→ EXERCISE PROMPT
Check each line of the listing below for "MAXC" and state how many lines contain it, with no other words.

→ RAW DATA
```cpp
struct SmallFwdParams {
    const float* x;
    const float* affine;
    const float* w;
    float* out;
    double* out_stats;
    int N, D, H, W, Cin, Cout, relu;
    int tz, ty, tx, B;
    int reps;
};

template <int COUTP>
__global__ __launch_bounds__(256) void conv3d_small_fwd_kernel(const SmallFwdParams p) {
    using namespace sc;
    __shared__ __attribute__((aligned(16))) float xs[HV * MAXC];
    __shared__ __attribute__((aligned(16))) float ws[27 * MAXC * COUTP];
    __shared__ double sred[COUTP][2];
    const int t = threadIdx.x;
    const int n = blockIdx.y;
    const int Cin = p.Cin, D = p.D, H = p.H, W = p.W;
    for (int i = t; i < 27 * Cin * COUTP; i += 256) {
        const int k = i % COUTP;
        const int r = i / COUTP;
        const int c = r % Cin, tap = r / Cin;
        ws[i] = k < p.Cout ? p.w[((size_t)k * Cin + c) * 27 + tap] : 0.f;
    }
    if (t < COUTP) sred[t][0] = sred[t][1] = 0.0;
    float s1[COUTP], s2[COUTP];
#pragma unroll
    for (int k = 0; k < COUTP; ++k) s1[k] = s2[k] = 0.f;
    const int zl = t >> 6, yl = (t >> 3) & 7, xl = t & 7;
    const int ntiles = p.tz * p.ty * p.tx;
    for (int tile = blockIdx.x; tile < ntiles; tile += p.B) {
        int tt = tile;
        const int txi = tt % p.tx;
        tt /= p.tx;
        const int tyi = tt % p.ty;
        const int tzi = tt / p.ty;
        const int z0 = tzi * TZ, y0 = tyi * TY, x0 = txi * TX;
        __syncthreads();
        for (int i = t; i < HV * Cin; i += 256) {
            const int c = i % Cin;
            const int hv = i / Cin;
// ... 593 lines not shown
```

### pytorch-3dunet_amd/csrc/u3d_subpix.hip

```cpp
#include "u3d_subpix.h"

extern int g_u3d_tune[24];


struct SubpixParams {
    const float* low;
    const float* affine;
    long long aff_nstride;
    const float* wp;
    float* out;
    int N, D1, H1, W1, C1, Cout, Do, Ho, Wo;
    int tz, ty, tx, nchunks, ncb;
    int ksplit, cps;
    long long part_stride;
    int oz, oy, ox;
};

__device__ __forceinline__ void sp_flag_signal(int* c, int lane) {
    asm volatile("" ::: "memory");
    if (lane == 0) __hip_atomic_fetch_add(c, 1, __ATOMIC_RELAXED, __HIP_MEMORY_SCOPE_WORKGROUP);
    asm volatile("" ::: "memory");
}
__device__ __forceinline__ void sp_flag_wait(int* c, int target) {
    while (__hip_atomic_load(c, __ATOMIC_RELAXED, __HIP_MEMORY_SCOPE_WORKGROUP) < target) __builtin_amdgcn_s_sleep(2);
    asm volatile("" ::: "memory");
}

template <class S>
__global__ __launch_bounds__(256, 2) void subpixel_fwd_kernel(const SubpixParams p) {
    using namespace sp;
    using SC = Sch<S>;
    constexpr int NFRAG = NFRAG_OF<S>, RING = S::RING, NACT = NACT_OF<S>;
    constexpr int LE = NACT >= 2 * NIT + 8 ? 2 : 1;
    constexpr int KS0 = NACT >= 40 ? 30 : NACT - NIT - 1;
    constexpr int KA = KS0 >= 6 ? KS0 - 6 : 0;
    static_assert(LE * (NIT - 1) < KS0 && KS0 + NIT <= NACT, "prefetch schedule must fit the k-loop");
    __shared__ __attribute__((aligned(16))) float lds[2 * TILE_FLOATS];
    __shared__ int cnt[16];
    const int t = threadIdx.x;
    const int l = t & 63, w = t >> 6, m = l & 31, h = l >> 5;
    __builtin_amdgcn_s_setprio(3);
    if (t < 16) cnt[t] = 0;
    __syncthreads();

    int logical = u3d_xcd_remap(blockIdx.x, gridDim.x);
    int ch0 = 0, nch = p.nchunks;
    float* const outp = p.out + (size_t)(p.ksplit > 1 ? logical % p.ksplit : 0) * p.part_stride;
    if (p.ksplit > 1) {
        ch0 = (logical % p.ksplit) * p.cps;
        nch = min(p.cps, p.nchunks - ch0);
        logical /= p.ksplit;
    }
    const int cb = logical % p.ncb;
    int tile = logical / p.ncb;
    const int txi = tile % p.tx;
// ... 991 lines not shown
```

Measured before the change: 120.9.

## Add 16x16x4 MFMA wgrad variant for small-channel inputs with balanced tap units

Adds a C16 specialisation of the weight-gradient kernel for Cin<=16 that uses 16x16x4 f32 MFMA instead of 32x32x2 with paired taps. Work is split into (tap, column-half) units distributed across waves with a compile-time checked table, so each SIMD gets 27 units. This is meant to avoid the padding waste of the PAIR scheme, where 32-row MFMA tiles were half used for 16-channel inputs. In exchange, a wave issues more, smaller MFMA instructions, and the reduction and store paths change. It is the new default, with a tuning key to fall back.

```diff
diff --git a/pytorch-3dunet_amd/csrc/u3d_bf16.hip b/pytorch-3dunet_amd/csrc/u3d_bf16.hip
--- a/pytorch-3dunet_amd/csrc/u3d_bf16.hip
+++ b/pytorch-3dunet_amd/csrc/u3d_bf16.hip
@@ -26,7 +26,7 @@
     return __builtin_bit_cast(bf16x8, u32x4{o[0] & m, o[1] & m, o[2] & m, o[3] & m});
 }
 
-extern int g_u3d_tune[24];
+extern int g_u3d_tune[25];
 
 namespace {
 
diff --git a/pytorch-3dunet_amd/csrc/u3d_conv.hip b/pytorch-3dunet_amd/csrc/u3d_conv.hip
--- a/pytorch-3dunet_amd/csrc/u3d_conv.hip
+++ b/pytorch-3dunet_amd/csrc/u3d_conv.hip
@@ -5,7 +5,7 @@
 #include "u3d_gn.h"
 #include "u3d_subpix.h"
 
-int g_u3d_tune[24] = {0};
+int g_u3d_tune[25] = {0};
 
 namespace cv {
 constexpr int TZ = 4, TY = 8, TX = 8;
@@ -1130,6 +1130,28 @@
 constexpr int NIT_G = (NITEMS_G + NTHR - 1) / NTHR;
 constexpr int NIT_DZ = TV * 8 / NTHR;
 constexpr int MAX_MAP_INTS = 4096;
+
+namespace c16 {
+constexpr int MAXU = 14;
+constexpr int order(int tg, int hf) { return hf ? 3 - tg : tg; }
+constexpr int first_tap(int o) { return o < 2 ? 7 * o : 14 + 6 * (o - 2); }
+constexpr int units(int o) { return o < 2 ? 14 : 13; }
+constexpr int unit_tap(int o, int u) { return (u < 12 || o < 2) ? first_tap(o) + u / 2 : 26; }
+constexpr int unit_half(int o, int u) { return (u & 1) ^ (o == 3 ? 1 : 0); }
+constexpr bool table_ok() {
+    for (int hf = 0; hf < 2; ++hf) {
+        int seen[54] = {};
+        for (int tg = 0; tg < 4; ++tg)
+            for (int u = 0; u < units(order(tg, hf)); ++u) seen[2 * unit_tap(order(tg, hf), u) + unit_half(order(tg, hf), u)] += 1;
+        for (int k = 0; k < 54; ++k)
+            if (seen[k] != 1) return false;
+    }
+    for (int tg = 0; tg < 4; ++tg)
+        if (units(order(tg, 0)) + units(order(tg, 1)) != 27) return false;
+    return true;
+}
+static_assert(table_ok(), "every (tap, column half) once per voxel half, 27 units per SIMD");
+}
 }
 
 struct WgradParams {
@@ -1143,10 +1165,14 @@
     int bz0, by0, bx0, bz1, by1, bx1;
 };
 
-template <bool VEC, bool REG = false, bool PAIR = false>
+template <bool VEC, bool REG = false, bool PAIR = false, bool C16 = false>
 __global__ __launch_bounds__(512, 2) void conv3d_wgrad_kernel(const WgradParams p) {
     using namespace wg;
-    constexpr int NA = PAIR ? 4 : 7;
+    static_assert(!C16 || (VEC && REG && !PAIR), "the 16-column variant exists for constant-offset staging only");
+    constexpr int NA = C16 ? c16::MAXU : (PAIR ? 4 : 7);
+    constexpr int NR = C16 ? 4 : 16;
+    constexpr int NAOP = C16 ? 7 : NA;
+    using acc_t = std::conditional_t<C16, f32x4, f32x16>;
     extern __shared__ __attribute__((aligned(16))) float lds[];
     int* zmapl = reinterpret_cast<int*>(lds + 2 * BUF_FLOATS);
     __builtin_amdgcn_s_setprio(3);
@@ -1170,11 +1196,11 @@
         __syncthreads();
     }
 
-    f32x16 acc[NA];
+    acc_t acc[NA];
 #pragma unroll
     for (int k = 0; k < NA; ++k)
 #pragma unroll
-        for (int r = 0; r < 16; ++r) acc[k][r] = 0.f;
+        for (int r = 0; r < NR; ++r) acc[k][r] = 0.f;
 
     const int q = t & 7, tv = t >> 3;
     const int cq = chunk * CC + 4 * q;
@@ -1405,14 +1431,19 @@
     }
     __syncthreads();
 
-    int abase[NA];
-#pragma unroll
-    for (int k = 0; k < NA; ++k) {
-        const int tap = PAIR ? 2 * (tg + 4 * k) + (i >> 4) : tg + 4 * k;
+    const int ord = c16::order(tg, hf), i16 = l & 15, kq = l >> 4;
+    int abase[NAOP];
+#pragma unroll
+    for (int k = 0; k < NAOP; ++k) {
+        const int tap = C16 ? c16::unit_tap(ord, 2 * k) : (PAIR ? 2 * (tg + 4 * k) + (i >> 4) : tg + 4 * k);
         const int toff = tap < 27 ? (tap / 9) * PSg + ((tap / 3) % 3) * RSg + (tap % 3) * CSg : 0;
-        abase[k] = (PAIR ? (i & 15) : i) + h * CSg + hf * PSg + toff;
+        abase[k] = C16 ? i16 + kq * CSg + hf * PSg + toff
+                       : (PAIR ? (i & 15) : i) + h * CSg + hf * PSg + toff;
     }
     int bbase = G_FLOATS + (hf * 64 + h) * 32 + i;
+    int bbase16[2];
+#pragma unroll
+    for (int j = 0; j < 2; ++j) bbase16[j] = G_FLOATS + (hf * 64 + kq) * 32 + 16 * c16::unit_half(ord, j) + i16;
     int cur = 0;
     __builtin_amdgcn_s_setprio(0);
 
@@ -1432,27 +1463,57 @@
         }
         const float* gl = lds + cur * BUF_FLOATS;
 
-        float aop[2][NA], bop[2];
-        bop[0] = gl[bbase];
-#pragma unroll
-        for (int k = 0; k < NA; ++k) aop[0][k] = gl[abase[k]];
-#pragma unroll
-        for (int g = 0; g < 32; ++g) {
+        auto stage_step = [&](int g) {
             if constexpr (VEC) {
                 if (g % 2 == 0 && g / 2 < NPF) v[g / 2] = pf_load(cn, g / 2);
                 if (g >= ST0 && g - ST0 < NPF) pf_store(nbuf, cn, g - ST0, v[g - ST0], gan, gbn);
             }
-            if (g + 1 < 32) {
-                const int row = (g + 1) >> 2, tq = (g + 1) & 3;
-                const int goff = row * RSg + 2 * tq * CSg;
-                bop[(g + 1) & 1] = gl[bbase + (row * 8 + 2 * tq) * 32];
-#pragma unroll
-                for (int k = 0; k < NA; ++k) aop[(g + 1) & 1][k] = gl[abase[k] + goff];
-            }
-            __builtin_amdgcn_sched_barrier(0);
-#pragma unroll
-            for (int k = 0; k < NA; ++k) acc[k] = __builtin_amdgcn_mfma_f32_32x32x2f32(aop[g & 1][k], bop[g & 1], acc[k], 0, 0, 0);
-            __builtin_amdgcn_sched_barrier(0);
+        };
+        if constexpr (C16) {
+            float aop[2][NAOP], bop[2][2];
+#pragma unroll
+            for (int j = 0; j < 2; ++j) bop[0][j] = gl[bbase16[j]];
+#pragma unroll
+            for (int k = 0; k < NAOP; ++k) aop[0][k] = gl[abase[k]];
+#pragma unroll
+            for (int qd = 0; qd < 16; ++qd) {
+                stage_step(2 * qd);
+                stage_step(2 * qd + 1);
+                if (qd + 1 < 16) {
+                    const int row = (qd + 1) >> 1, xq = (qd + 1) & 1;
+#pragma unroll
+                    for (int j = 0; j < 2; ++j) bop[(qd + 1) & 1][j] = gl[bbase16[j] + (row * 8 + 4 * xq) * 32];
+#pragma unroll
+                    for (int k = 0; k < NAOP; ++k) aop[(qd + 1) & 1][k] = gl[abase[k] + row * RSg + 4 * xq * CSg];
+                }
+                __builtin_amdgcn_sched_barrier(0);
+#pragma unroll
+                for (int u = 0; u < c16::MAXU - 1; ++u)
+                    acc[u] = __builtin_amdgcn_mfma_f32_16x16x4f32(aop[qd & 1][u / 2], bop[qd & 1][u & 1], acc[u], 0, 0, 0);
+                if (ord < 2)
+                    acc[c16::MAXU - 1] = __builtin_amdgcn_mfma_f32_16x16x4f32(aop[qd & 1][6], bop[qd & 1][1], acc[c16::MAXU - 1], 0, 0, 0);
+                __builtin_amdgcn_sched_barrier(0);
+            }
+        } else {
+            float aop[2][NA], bop[2];
+            bop[0] = gl[bbase];
+#pragma unroll
+            for (int k = 0; k < NA; ++k) aop[0][k] = gl[abase[k]];
+#pragma unroll
+            for (int g = 0; g < 32; ++g) {
+                stage_step(g);
+                if (g + 1 < 32) {
+                    const int row = (g + 1) >> 2, tq = (g + 1) & 3;
+                    const int goff = row * RSg + 2 * tq * CSg;
+                    bop[(g + 1) & 1] = gl[bbase + (row * 8 + 2 * tq) * 32];
+#pragma unroll
+                    for (int k = 0; k < NA; ++k) aop[(g + 1) & 1][k] = gl[abase[k] + goff];
+                }
+                __builtin_amdgcn_sched_barrier(0);
+#pragma unroll
+                for (int k = 0; k < NA; ++k) acc[k] = __builtin_amdgcn_mfma_f32_32x32x2f32(aop[g & 1][k], bop[g & 1], acc[k], 0, 0, 0);
+                __builtin_amdgcn_sched_barrier(0);
+            }
         }
         if constexpr (!VEC) {
             if (has_next) stage_scalar(nbuf, cn);
@@ -1463,23 +1524,50 @@
 
     __builtin_amdgcn_s_setprio(3);
     float* red = lds;
-    if (hf == 1) {
-#pragma unroll
-        for (int k = 0; k < NA; ++k)
-#pragma unroll
-            for (int r = 0; r < 16; ++r) red[((tg * 7 + k) * 16 + r) * 64 + l] = acc[k][r];
-    }
-    __syncthreads();
-    if (hf == 0) {
-        float* dst = p.partial + ((size_t)((s * p.nchunks + chunk) * p.nkb + kb) * 27) * 1024;
-#pragma unroll
-        for (int k = 0; k < NA; ++k) {
-#pragma unroll
-            for (int r = 0; r < 16; ++r) {
-                const int row = (r & 3) + 8 * (r >> 2) + 4 * h;
-                const int tap = PAIR ? 2 * (tg + 4 * k) + (row >> 4) : tg + 4 * k;
-                const int c = PAIR ? (row & 15) : row;
-                if (tap < 27) dst[((size_t)tap * 32 + c) * 32 + i] = acc[k][r] + red[((tg * 7 + k) * 16 + r) * 64 + l];
+    if constexpr (C16) {
+        const int nu = c16::units(ord);
+        if (hf == 1) {
+#pragma unroll
+            for (int u = 0; u < c16::MAXU; ++u) {
+                const int unit = 2 * c16::unit_tap(ord, u) + c16::unit_half(ord, u);
+                if (u < nu) {
+#pragma unroll
+                    for (int r = 0; r < 4; ++r) red[(unit * 4 + r) * 64 + l] = acc[u][r];
+                }
+            }
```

→ RESPONSE TO THIS TASK
2